■ Extracted information:
Content starts
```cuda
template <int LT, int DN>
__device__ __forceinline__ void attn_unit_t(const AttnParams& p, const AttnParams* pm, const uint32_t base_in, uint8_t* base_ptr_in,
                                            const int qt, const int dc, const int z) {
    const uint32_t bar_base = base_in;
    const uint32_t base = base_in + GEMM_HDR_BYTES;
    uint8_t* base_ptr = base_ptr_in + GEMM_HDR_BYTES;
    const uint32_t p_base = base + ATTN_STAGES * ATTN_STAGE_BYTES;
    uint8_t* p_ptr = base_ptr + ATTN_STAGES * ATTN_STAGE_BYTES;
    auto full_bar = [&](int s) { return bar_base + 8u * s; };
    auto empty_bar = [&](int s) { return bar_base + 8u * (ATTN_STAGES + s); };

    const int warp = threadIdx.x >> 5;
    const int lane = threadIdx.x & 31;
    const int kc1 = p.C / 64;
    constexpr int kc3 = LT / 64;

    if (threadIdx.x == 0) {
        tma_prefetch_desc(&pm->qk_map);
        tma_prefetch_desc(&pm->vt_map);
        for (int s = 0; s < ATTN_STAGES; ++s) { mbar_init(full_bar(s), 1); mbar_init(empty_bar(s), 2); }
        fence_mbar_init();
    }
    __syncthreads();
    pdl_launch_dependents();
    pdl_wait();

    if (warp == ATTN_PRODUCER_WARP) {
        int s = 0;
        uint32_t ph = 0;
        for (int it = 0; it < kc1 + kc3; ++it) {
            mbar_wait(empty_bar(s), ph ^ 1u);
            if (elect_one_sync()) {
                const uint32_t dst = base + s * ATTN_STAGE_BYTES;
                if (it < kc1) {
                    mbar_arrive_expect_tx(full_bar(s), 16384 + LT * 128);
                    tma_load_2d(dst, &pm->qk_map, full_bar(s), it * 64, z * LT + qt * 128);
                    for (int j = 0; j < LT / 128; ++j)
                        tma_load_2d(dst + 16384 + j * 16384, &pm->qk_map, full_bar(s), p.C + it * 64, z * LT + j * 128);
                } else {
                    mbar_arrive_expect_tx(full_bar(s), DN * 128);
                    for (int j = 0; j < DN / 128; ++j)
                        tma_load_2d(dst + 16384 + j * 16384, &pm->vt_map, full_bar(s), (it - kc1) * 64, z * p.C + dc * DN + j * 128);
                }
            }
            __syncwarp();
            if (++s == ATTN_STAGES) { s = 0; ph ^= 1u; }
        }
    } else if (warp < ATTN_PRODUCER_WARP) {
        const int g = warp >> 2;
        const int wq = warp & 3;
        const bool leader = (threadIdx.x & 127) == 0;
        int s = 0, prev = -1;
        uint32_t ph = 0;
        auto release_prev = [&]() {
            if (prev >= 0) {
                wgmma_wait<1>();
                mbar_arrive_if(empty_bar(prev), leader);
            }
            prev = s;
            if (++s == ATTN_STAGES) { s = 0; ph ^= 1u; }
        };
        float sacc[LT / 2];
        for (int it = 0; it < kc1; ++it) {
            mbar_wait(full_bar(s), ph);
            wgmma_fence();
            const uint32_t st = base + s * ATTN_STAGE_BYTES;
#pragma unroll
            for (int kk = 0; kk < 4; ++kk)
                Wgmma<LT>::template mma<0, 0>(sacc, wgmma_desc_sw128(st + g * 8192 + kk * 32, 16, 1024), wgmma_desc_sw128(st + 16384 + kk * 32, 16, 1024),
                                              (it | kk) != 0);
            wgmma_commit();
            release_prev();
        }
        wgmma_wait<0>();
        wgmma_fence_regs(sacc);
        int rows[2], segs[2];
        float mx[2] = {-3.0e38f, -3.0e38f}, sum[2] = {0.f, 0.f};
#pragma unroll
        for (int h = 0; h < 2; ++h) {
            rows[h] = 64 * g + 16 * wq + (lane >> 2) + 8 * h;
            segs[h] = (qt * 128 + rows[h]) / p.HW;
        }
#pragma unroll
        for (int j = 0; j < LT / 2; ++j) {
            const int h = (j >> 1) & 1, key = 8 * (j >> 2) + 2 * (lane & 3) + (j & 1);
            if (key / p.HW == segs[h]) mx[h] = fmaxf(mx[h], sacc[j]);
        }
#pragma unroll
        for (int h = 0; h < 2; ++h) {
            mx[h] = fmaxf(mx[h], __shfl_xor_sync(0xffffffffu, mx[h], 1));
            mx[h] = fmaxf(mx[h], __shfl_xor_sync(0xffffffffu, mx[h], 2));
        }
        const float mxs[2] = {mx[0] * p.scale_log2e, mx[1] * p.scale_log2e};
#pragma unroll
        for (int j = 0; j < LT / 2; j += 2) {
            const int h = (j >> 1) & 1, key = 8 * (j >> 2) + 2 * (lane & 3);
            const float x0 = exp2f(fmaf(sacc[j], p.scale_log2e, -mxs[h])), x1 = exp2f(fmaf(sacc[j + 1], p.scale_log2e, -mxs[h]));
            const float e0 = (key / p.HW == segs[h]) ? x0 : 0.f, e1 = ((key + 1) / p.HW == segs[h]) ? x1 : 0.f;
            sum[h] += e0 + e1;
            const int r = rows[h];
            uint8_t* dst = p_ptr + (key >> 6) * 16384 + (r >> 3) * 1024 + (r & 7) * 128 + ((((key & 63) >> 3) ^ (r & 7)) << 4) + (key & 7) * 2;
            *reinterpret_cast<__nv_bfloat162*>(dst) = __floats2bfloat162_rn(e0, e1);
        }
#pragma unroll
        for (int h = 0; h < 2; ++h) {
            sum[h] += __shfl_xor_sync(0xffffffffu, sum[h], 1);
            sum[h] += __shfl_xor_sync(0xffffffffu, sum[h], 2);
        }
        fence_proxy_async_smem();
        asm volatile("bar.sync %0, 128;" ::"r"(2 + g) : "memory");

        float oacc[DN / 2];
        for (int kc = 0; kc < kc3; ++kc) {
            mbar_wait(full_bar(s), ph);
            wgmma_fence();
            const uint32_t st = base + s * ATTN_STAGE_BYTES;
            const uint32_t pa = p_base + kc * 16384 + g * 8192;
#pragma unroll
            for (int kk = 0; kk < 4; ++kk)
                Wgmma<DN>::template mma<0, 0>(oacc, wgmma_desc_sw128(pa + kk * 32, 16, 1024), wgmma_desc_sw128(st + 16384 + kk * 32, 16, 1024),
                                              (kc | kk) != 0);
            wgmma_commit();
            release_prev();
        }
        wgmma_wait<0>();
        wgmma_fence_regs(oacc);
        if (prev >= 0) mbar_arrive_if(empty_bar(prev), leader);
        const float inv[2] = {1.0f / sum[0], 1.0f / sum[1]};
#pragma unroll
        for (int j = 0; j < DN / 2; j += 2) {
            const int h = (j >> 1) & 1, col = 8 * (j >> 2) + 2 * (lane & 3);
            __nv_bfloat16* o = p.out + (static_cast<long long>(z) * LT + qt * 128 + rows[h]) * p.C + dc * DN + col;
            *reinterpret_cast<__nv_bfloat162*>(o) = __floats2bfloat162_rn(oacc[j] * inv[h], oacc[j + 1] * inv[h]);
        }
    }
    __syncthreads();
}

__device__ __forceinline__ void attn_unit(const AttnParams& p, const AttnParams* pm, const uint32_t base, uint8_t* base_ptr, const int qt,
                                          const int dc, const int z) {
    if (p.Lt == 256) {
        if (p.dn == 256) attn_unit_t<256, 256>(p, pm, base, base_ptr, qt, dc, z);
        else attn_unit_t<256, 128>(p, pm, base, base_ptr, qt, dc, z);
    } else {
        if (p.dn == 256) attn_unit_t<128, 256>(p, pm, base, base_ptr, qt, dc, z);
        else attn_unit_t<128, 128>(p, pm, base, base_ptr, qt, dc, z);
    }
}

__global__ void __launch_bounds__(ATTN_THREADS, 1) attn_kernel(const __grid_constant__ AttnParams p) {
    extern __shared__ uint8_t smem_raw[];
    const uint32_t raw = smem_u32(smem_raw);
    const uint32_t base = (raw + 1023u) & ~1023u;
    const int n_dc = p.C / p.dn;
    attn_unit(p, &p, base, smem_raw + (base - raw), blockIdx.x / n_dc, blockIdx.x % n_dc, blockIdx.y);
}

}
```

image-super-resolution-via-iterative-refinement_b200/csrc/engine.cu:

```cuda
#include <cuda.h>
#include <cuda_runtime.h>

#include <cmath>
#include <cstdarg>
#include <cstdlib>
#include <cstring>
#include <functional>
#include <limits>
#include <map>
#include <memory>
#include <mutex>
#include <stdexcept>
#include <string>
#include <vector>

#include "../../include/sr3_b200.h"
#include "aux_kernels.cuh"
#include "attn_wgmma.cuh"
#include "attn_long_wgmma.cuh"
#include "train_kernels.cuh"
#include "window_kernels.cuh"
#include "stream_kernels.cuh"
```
Content ends
The answer is to be one number: the count of lines in the entries containing the string "else".

5